Paganini, Sämtliche Werke für Violine, Viola Cello

(c) Proprius (Naxos Deutschland Musik & Video Vertrie)

Der an sich hochinteressante, oft genug aber auf klischeehaft-reduzierende Weise meist ausschließlich als "Teufelsgeiger" in Szene gesetzte italienische Komponist Niccoló Paganini ist heute fast nur wegen einiger weniger hochvirtuoser Werke für Violine bekannt. Dabei wird häufig vernachlässigt, dass Paganini auch ein ausgezeichneter Gitarrist war und phasenweise jahrelang kaum Violine spielte, sondern sich der Gitarre näher fühlte.

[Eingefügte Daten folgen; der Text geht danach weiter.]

## Files before the change

structure-from-motion_amd/csrc/sfm_ba.h:

```cpp
#pragma once

#include <utility>
#include <vector>

#include "sfm_common.h"

namespace sfm {

constexpr int kSchurCB = 18;
constexpr int kSchurRB = 128;
constexpr int kSchurMaxChunks = 128;
constexpr int kSchurKSL = 16;
constexpr int kInvRowsMaxNbk = 52;
constexpr size_t kRowsLdsBudget = 156 * 1024;
constexpr int kLinGridPerCu = 3;

constexpr int kStatSlots = 256;
constexpr int kNB = 32;
constexpr int kBlk = kNB * kNB;
__host__ __device__ inline size_t red_blk_base(int br, int bc) { return ((size_t)br * (br + 1) / 2 + bc) * kBlk; }
__host__ __device__ inline int red_blk_off(int i, int k) { return i * kNB + k; }
__host__ __device__ inline int red_lblk_off(int i, int k) { return (k >> 3) * 256 + (k & 3) * 64 + i * 2 + ((k >> 2) & 1); }
__host__ __device__ inline size_t red_index(int row, int col) {
  return red_blk_base(row >> 5, col >> 5) + red_blk_off(row & 31, col & 31);
}
__host__ __device__ inline size_t red_rhs_off(int nbk) { return (size_t)nbk * (nbk + 1) / 2 * kBlk; }
__host__ __device__ inline size_t red_size(int nbk) { return red_rhs_off(nbk) + (size_t)nbk * kNB; }

struct BaDev {
  int V = 0, N = 0;
  long long M = 0;
  int P = 0;
  int nbk = 0;
  int* pt_ptr = nullptr;
  int* cam_idx = nullptr;
  int* obs_pt = nullptr;
  double* u = nullptr;
  double* v = nullptr;
  double* cams = nullptr;
  double* px = nullptr;
  double* py = nullptr;
  double* pz = nullptr;
  CamPrep* prep[2] = {nullptr, nullptr};
  double* Z = nullptr;
  double* Zd = nullptr;
  int zp = 0;
  int zrows = 0;
  double* lin_ws = nullptr;
  double* red = nullptr;
  double* delta = nullptr;
  double* ldiag = nullptr;
  double* xinv = nullptr;
  int* sync_ctr = nullptr;
  unsigned* flow = nullptr;
  const void* flow_tasks = nullptr;
  int flow_ntasks = 0;
  int debug = 0;
  int* status = nullptr;
  int* sinfo = nullptr;
  double* cost = nullptr;
  double* cost_ws = nullptr;
  int* iter_count = nullptr;
  unsigned long long* stamps = nullptr;
};

__device__ __forceinline__ void cost_reduce(const BaDev& d, int nrows) {
  double s = 0;
  for (int r = threadIdx.x; r < nrows; r += 64) s += d.cost_ws[r];
  s = wave_sum(s);
  if (threadIdx.x == 0) d.cost[min(*d.iter_count, kStatSlots - 1)] = s;
}

__device__ __forceinline__ void cam_reduce_slice(const BaDev& d, int nrows, int t, int slice, int nslices) {
  if (t >= d.V * 35) return;
  const int per = (nrows + nslices - 1) / nslices;
  const int r0 = slice * per, r1 = min(nrows, r0 + per);
  double s = 0;
  for (int r = r0; r < r1; ++r) s += d.lin_ws[(size_t)r * d.V * 35 + t];
  if (s == 0.0) return;
  const int c = t / 35, e = t % 35;
// ... 78 lines not shown
  ~PhaseEvents() { for (hipEvent_t x : ev) (void)hipEventDestroy(x); }
  int mark(hipStream_t s) {
    if (!timed) return SFM_OK;
    hipEvent_t x;
    SFM_HIP(hipEventCreate(&x));
    ev.push_back(x);
    SFM_HIP(hipEventRecord(x, s));
    return SFM_OK;
  }
  int marks() const { return (int)ev.size(); }
  float elapsed_ms(int i) const {
    float t = 0.f;
    if (i < 0 || i + 1 >= marks() || hipEventElapsedTime(&t, ev[i], ev[i + 1]) != hipSuccess) return 0.f;
    return t;
  }
  const bool timed;
  std::vector<hipEvent_t> ev;
};
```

Dieses wunderbare Album vom schwedischen Proprius-Label wirft nun einmal ein Schlaglicht auf den heute kaum noch bekannten Kammermusikkomponisten Paganini. Die außergewöhnlichen Trio-Werke sind ungewöhnlich besetzt für Violine oder Bratsche in Kombination mit Cello und Gitarre. Sie werden interpretiert von drei führenden schwedischen Solisten, die mit diesem Programm mehr als zwei Jahre (!) auf Tournee waren und fantastische Reaktionen von Kritikern und Publikum erhalten haben.

Am Ende dieser ausgedehnten Tour konnten sie das Programm praktisch im Schlaf spielen und hatten es so sehr verinnerlicht, wie man es nur findet, wenn Musiker sich über einen langen Zeitraum mit Musik wirklich innig und ausführlich beschäftigt haben.

Wir haben hier also den heute selten gewordenen Fall eines Albums, bei dem das Programm den ausführenden Musikern derartig in Fleisch und Blut übergegangen ist, dass man dies einfach hört und positiv wahrnimmt. Hier sitzt nicht nur jeder Ton perfekt, hier kennen die Musiker auch die Stücke durch und durch, haben sie inhaltlich studiert und sind mit ihnen durch Dick und Dünn gegangen. Das äußert sich in einer bemerkenswerten Kantabilität der Phrasierung und in einer Spielfreude, die einzigartig ist.

Cellist Andreas Brantelid spielt ein Stradivari-Cello, das Paganini selbst gehörte. Nils-Erik Sparf spielt eine Stradivari- Violine, die im selben Jahr wie das Cello gebaut wurde. Das Album ist zudem unglaublich gut aufgenommen (24bit/96 khz) von Dänemarks führendem Tonmeister Leif Hesselberg. Der Sound wirkt vollkommen natürlich und fängt die Energie der mitgeschnittenen Live-Auftritte sehr wirkungsvoll ein.